EXERCISE PROMPT |
Check each line of the listing for the word "useful" and report how many lines contain it, giving nothing but the number.

INFORMATION |
....

__device__ __forceinline__ void fed_store_patch(const v2f (&L)[4][4], float* __restrict__ dst, int fa, int fb, bool has_b,
                                                size_t fs, int w, int h, int x0, int y0)
{
    float* da = dst + (size_t)fa * fs;
    float* db = dst + (size_t)fb * fs;
// ... 101 lines not shown
                                                const float* __restrict__ srcb, int w, int wx0, int wy0, int tid)
{
    constexpr int NCH = kFFIn * (kFFInC / 4);
#pragma unroll
    for (int i = 0; i < ITEMS; ++i) {
        const int idx = tid + 256 * i;
        if (idx < NCH) {
            const int iy = idx / (kFFInC / 4), c4 = idx - iy * (kFFInC / 4);
            const uint32_t o = (uint32_t)((wy0 - 3 + iy) * w + (wx0 - 4 + 4 * c4)) << 2;
            ra[i] = *reinterpret_cast<const float4*>(at_bytes(srca, o));
            rb[i] = *reinterpret_cast<const float4*>(at_bytes(srcb, o));
        }
    }
}

template <int SG, int HP, bool RING, bool WRITE_FLOW>
__global__ __launch_bounds__(256, kFFWaves) void k_front_fed(const float* __restrict__ in, int w, int h, size_t fs, int n,
                                                      GaussTaps taps, OffK k, FedTaus taus, int nsteps,
                                                      float* __restrict__ out_lt, float* __restrict__ out_flow,
                                                      float2* __restrict__ out_xy, const float* __restrict__ invk,
                                                      int invk_off, float* __restrict__ half_out, size_t half_fs)
{
    __shared__ __attribute__((aligned(16))) v2f s_buf[kFFIn * kFFInC];
    static_assert((kFFW + 2) * kFFGS <= kFFIn * kFFInC, "blurred window fits in the input window's space");
    static_assert(3 * 256 * 2 * 2 <= kFFIn * kFFInC, "FED exchange buffers fit");
    constexpr int U = front_fed_tile(HP);
    const uint3 tile = xcd_tile(make_uint3(blockIdx.x, blockIdx.y, blockIdx.z), make_uint3(gridDim.x, gridDim.y, gridDim.z));
    const int tid = threadIdx.x, pc = tid & 15, pr = tid >> 4;
    const int fa = 2 * (int)tile.z;
    const bool has_b = fa + 1 < n;
    const int fb = has_b ? fa + 1 : fa;
    const int wx0 = (int)tile.x * U - 4 * HP, wy0 = (int)tile.y * U - 4 * HP;
    const float* srca = in + (size_t)fa * fs;
    const float* srcb = in + (size_t)fb * fs;
    {
        const bool inside = wx0 >= 4 && wx0 + kFFW + 4 <= w && wy0 >= 3 && wy0 + kFFW + 3 <= h;
        if (inside) {
            constexpr int NCH = kFFIn * (kFFInC / 4), ITEMS = (NCH + 255) / 256;
            float4 ra[ITEMS], rb[ITEMS];
            front_fed_fetch<ITEMS>(ra, rb, srca, srcb, w, wx0, wy0, tid);
            float4* d = reinterpret_cast<float4*>(s_buf);
#pragma unroll
            for (int i = 0; i < ITEMS; ++i) {
                const int idx = tid + 256 * i;
                if (idx < NCH) {
                    const int iy = idx / (kFFInC / 4), c4 = idx - iy * (kFFInC / 4);
                    d[ff_chunk<kFFInC / 2>(iy, 2 * c4)] = make_float4(ra[i].x, rb[i].x, ra[i].y, rb[i].y);
                    d[ff_chunk<kFFInC / 2>(iy, 2 * c4 + 1)] = make_float4(ra[i].z, rb[i].z, ra[i].w, rb[i].w);
                }
            }
        } else {
            constexpr int NE = kFFIn * kFFInC, BATCH = 8;
            for (int base = 0; base < NE; base += 256 * BATCH) {
                float ea[BATCH], eb[BATCH];
#pragma unroll
                for (int i = 0; i < BATCH; ++i) {
                    const int idx = base + tid + 256 * i;
                    ea[i] = eb[i] = 0.0f;
                    if (idx < NE) {
                        const int iy = idx / kFFInC, ix = idx - iy * kFFInC;
                        const int cx = clampi(wx0 - 4 + ix, 0, w - 1), cy = clampi(wy0 - 3 + iy, 0, h - 1);
                        const size_t o = (size_t)cy * w + cx;
                        ea[i] = srca[o];
                        eb[i] = srcb[o];
                    }
                }
#pragma unroll
                for (int i = 0; i < BATCH; ++i) {
                    const int idx = base + tid + 256 * i;
                    if (idx < NE) {
                        const int iy = idx / kFFInC, ix = idx - iy * kFFInC;
                        s_buf[ff_elem<kFFInC / 2>(iy, ix)] = (v2f){ea[i], eb[i]};
                    }
                }
            }
        }
    }
    __syncthreads();
    v2f g[4][4];
// ... 73 lines not shown
            }
        }
#pragma unroll
        for (int j = 0; j < 4; ++j)
#pragma unroll
            for (int o = 0; o < 4; ++o) {
                const v2f col[5] = {hb[j][o], hb[j + 1][o], hb[j + 2][o], hb[j + 3][o], hb[j + 4][o]};
                g[j][o] = lane4_dot_v<5>(col, taps.k);
            }
    }
    __syncthreads();
    v2f* s_g = s_buf;
    float4* g4 = reinterpret_cast<float4*>(s_buf);
#pragma unroll
    for (int j = 0; j < 4; ++j) {
        g4[ff_chunk<kFFGS / 2>(4 * pr + j + 1, 2 * pc + 1)] = make_float4(g[j][0].x, g[j][0].y, g[j][1].x, g[j][1].y);
        g4[ff_chunk<kFFGS / 2>(4 * pr + j + 1, 2 * pc + 2)] = make_float4(g[j][2].x, g[j][2].y, g[j][3].x, g[j][3].y);
    }
#pragma unroll
    for (int q = 0; q < 2; ++q)
        if (RING && tid + 256 * q < 4 * kFFW + 4) s_g[ff_elem<kFFGS / 2>(ring_y[q] + 1, ring_x[q] + 2)] = ring[q];
    __syncthreads();
    if (wx0 < 1 || wx0 + kFFW + 1 > w || wy0 < 1 || wy0 + kFFW + 1 > h) {
#pragma unroll
        for (int j = 0; j < 4; ++j)
#pragma unroll
            for (int o = 0; o < 4; ++o) {
                const int x = wx0 + 4 * pc + o, y = wy0 + 4 * pr + j;
                const int xc = clampi(x, 0, w - 1), yc = clampi(y, 0, h - 1);
                if (xc != x || yc != y) {
                    const int X = clampi(xc - wx0, -1, kFFW), Y = clampi(yc - wy0, -1, kFFW);
                    s_g[ff_elem<kFFGS / 2>(4 * pr + j + 1, 4 * pc + o + 2)] = s_g[ff_elem<kFFGS / 2>(Y + 1, X + 2)];
                }
            }
#pragma unroll
        for (int q = 0; q < 2; ++q)
            if (RING && tid + 256 * q < 4 * kFFW + 4) {
                const int x = wx0 + ring_x[q], y = wy0 + ring_y[q];
                const int xc = clampi(x, 0, w - 1), yc = clampi(y, 0, h - 1);
                if (xc != x || yc != y) {
                    const int X = clampi(xc - wx0, -1, kFFW), Y = clampi(yc - wy0, -1, kFFW);
                    s_g[ff_elem<kFFGS / 2>(ring_y[q] + 1, ring_x[q] + 2)] = s_g[ff_elem<kFFGS / 2>(Y + 1, X + 2)];
                }
            }
        __syncthreads();
    }
    const int x0 = wx0 + 4 * pc, y0 = wy0 + 4 * pr;
    const bool col_in = x0 >= 0 && x0 < w;
    const bool useful = pc >= HP && pc <= 15 - HP && pr >= HP && pr <= 15 - HP && col_in;
    v2f C[4][4];
    {
        const v2f inverse_k = (v2f){invk[(size_t)fa * 8 + invk_off], invk[(size_t)fb * 8 + invk_off]};
        v2f hx[3][4], hy[3][4];
#pragma unroll
        for (int r = 0; r < 6; ++r) {
            v2f v[8];
#pragma unroll
            for (int q = 0; q < 4; ++q) {
                const f4v t = lds_chunk(g4 + ff_chunk<kFFGS / 2>(4 * pr + r, 2 * pc + q));
                v[2 * q] = (v2f){t.x, t.y};
                v[2 * q + 1] = (v2f){t.z, t.w};
            }
            const int s = r % 3;
#pragma unroll
            for (int o = 0; o < 4; ++o) {
                hx[s][o] = v[o + 3] - v[o + 1];
                hy[s][o] = (splat(3.0f) * v[o + 1] + splat(10.0f) * v[o + 2]) + splat(3.0f) * v[o + 3];
            }
            if (r >= 2) {
                const int j = r - 2, sm = (r - 2) % 3, s0 = (r - 1) % 3, sp = r % 3;
                v2f den[4];
#pragma unroll
                for (int o = 0; o < 4; ++o) {
                    const v2f lx = (splat(3.0f) * hx[sm][o] + splat(10.0f) * hx[s0][o]) + splat(3.0f) * hx[sp][o];
// ... 6 lines not shown
#pragma unroll
                    for (int o = 0; o < 4; ++o) C[j][o] = splat(1.0f) / den[o];
                } else {
#pragma unroll
                    for (int o = 0; o < 4; ++o) C[j][o] = rcp_pair_finite(den[o]);
                }
            }
        }
    }
    if (WRITE_FLOW && useful) {
#pragma unroll
        for (int j = 0; j < 4; ++j) {
            const int y = y0 + j;
            if (y >= h) break;
            const uint32_t o = (uint32_t)(y * w + x0) << 2;
            *reinterpret_cast<float4*>(at_bytes(out_flow + (size_t)fa * fs, o)) = make_float4(C[j][0].x, C[j][1].x, C[j][2].x, C[j][3].x);
            if (has_b)
                *reinterpret_cast<float4*>(at_bytes(out_flow + (size_t)fb * fs, o)) = make_float4(C[j][0].y, C[j][1].y, C[j][2].y, C[j][3].y);
        }
    }
    if (useful) {
#pragma unroll
        for (int j = 0; j < 4; ++j) {
            const int y = y0 + j;
            if (y >= h) break;
            v2f m[12], z[12], p[12];
            const int Y = 4 * pr + j;
            constexpr int Q0 = (4 - SG) / 2, Q1 = (7 + SG) / 2;
#pragma unroll
            for (int q = Q0; q <= Q1; ++q) {
                const f4v a = lds_chunk(g4 + ff_chunk<kFFGS / 2>(Y - SG + 1, 2 * pc - 1 + q));
                const f4v b = lds_chunk(g4 + ff_chunk<kFFGS / 2>(Y + 1, 2 * pc - 1 + q));
                const f4v c = lds_chunk(g4 + ff_chunk<kFFGS / 2>(Y + SG + 1, 2 * pc - 1 + q));
                m[2 * q] = (v2f){a.x, a.y}; m[2 * q + 1] = (v2f){a.z, a.w};
                z[2 * q] = (v2f){b.x, b.y}; z[2 * q + 1] = (v2f){b.z, b.w};
                p[2 * q] = (v2f){c.x, c.y}; p[2 * q + 1] = (v2f){c.z, c.w};
            }
            v2f rx[4], ry[4];
#pragma unroll
            for (int o = 0; o < 4; ++o) {
                const v2f mm = m[4 + o - SG], m0 = m[4 + o], mp = m[4 + o + SG];
                const v2f zm = z[4 + o - SG], zp = z[4 + o + SG];
                const v2f pm = p[4 + o - SG], p0 = p[4 + o], pp = p[4 + o + SG];
                rx[o] = off_combine_sg<SG>(k, mp - mm, zp - zm, pp - pm);
                ry[o] = off_combine_sg<SG>(k, pm, p0, pp) - off_combine_sg<SG>(k, mm, m0, mp);
            }
            const uint32_t o = (uint32_t)(y * w + x0) << 3;
            {
                float4* xy = reinterpret_cast<float4*>(at_bytes(out_xy + (size_t)fa * fs, o));
                xy[0] = make_float4(rx[0].x, ry[0].x, rx[1].x, ry[1].x);
                xy[1] = make_float4(rx[2].x, ry[2].x, rx[3].x, ry[3].x);
            }
            if (has_b) {
                float4* xy = reinterpret_cast<float4*>(at_bytes(out_xy + (size_t)fb * fs, o));
                xy[0] = make_float4(rx[0].y, ry[0].y, rx[1].y, ry[1].y);
                xy[1] = make_float4(rx[2].y, ry[2].y, rx[3].y, ry[3].y);
            }
        }
    }
#pragma unroll
    for (int r = 0; r < 4; ++r) {
        const int y = y0 + r;
        const bool in_img = col_in && y >= 0 && y < h;
        if (!in_img) {
#pragma unroll
            for (int c = 0; c < 4; ++c) {
                L[r][c] = splat(0.0f);
                C[r][c] = splat(0.0f);
            }
        }
    }
    __syncthreads();
    float4* s_top = reinterpret_cast<float4*>(s_buf);
    float4* s_vd = s_top + 256 * 2;
    float4* s_ct = s_vd + 256 * 2;
    const int up = pr > 0 ? tid - 16 : tid, dn = pr < 15 ? tid + 16 : tid;
    fed_steps_sums(L, C, s_top, s_ct, s_vd, taus, nsteps, tid, up, dn, x0, y0, w, h);
    if (useful) {
        fed_store_patch(L, out_lt, fa, fb, has_b, fs, w, h, x0, y0);
        if (half_out) fed_store_half(L, half_out, fa, fb, has_b, half_fs, w, h, x0, y0);
    }
}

....

RESULT |
4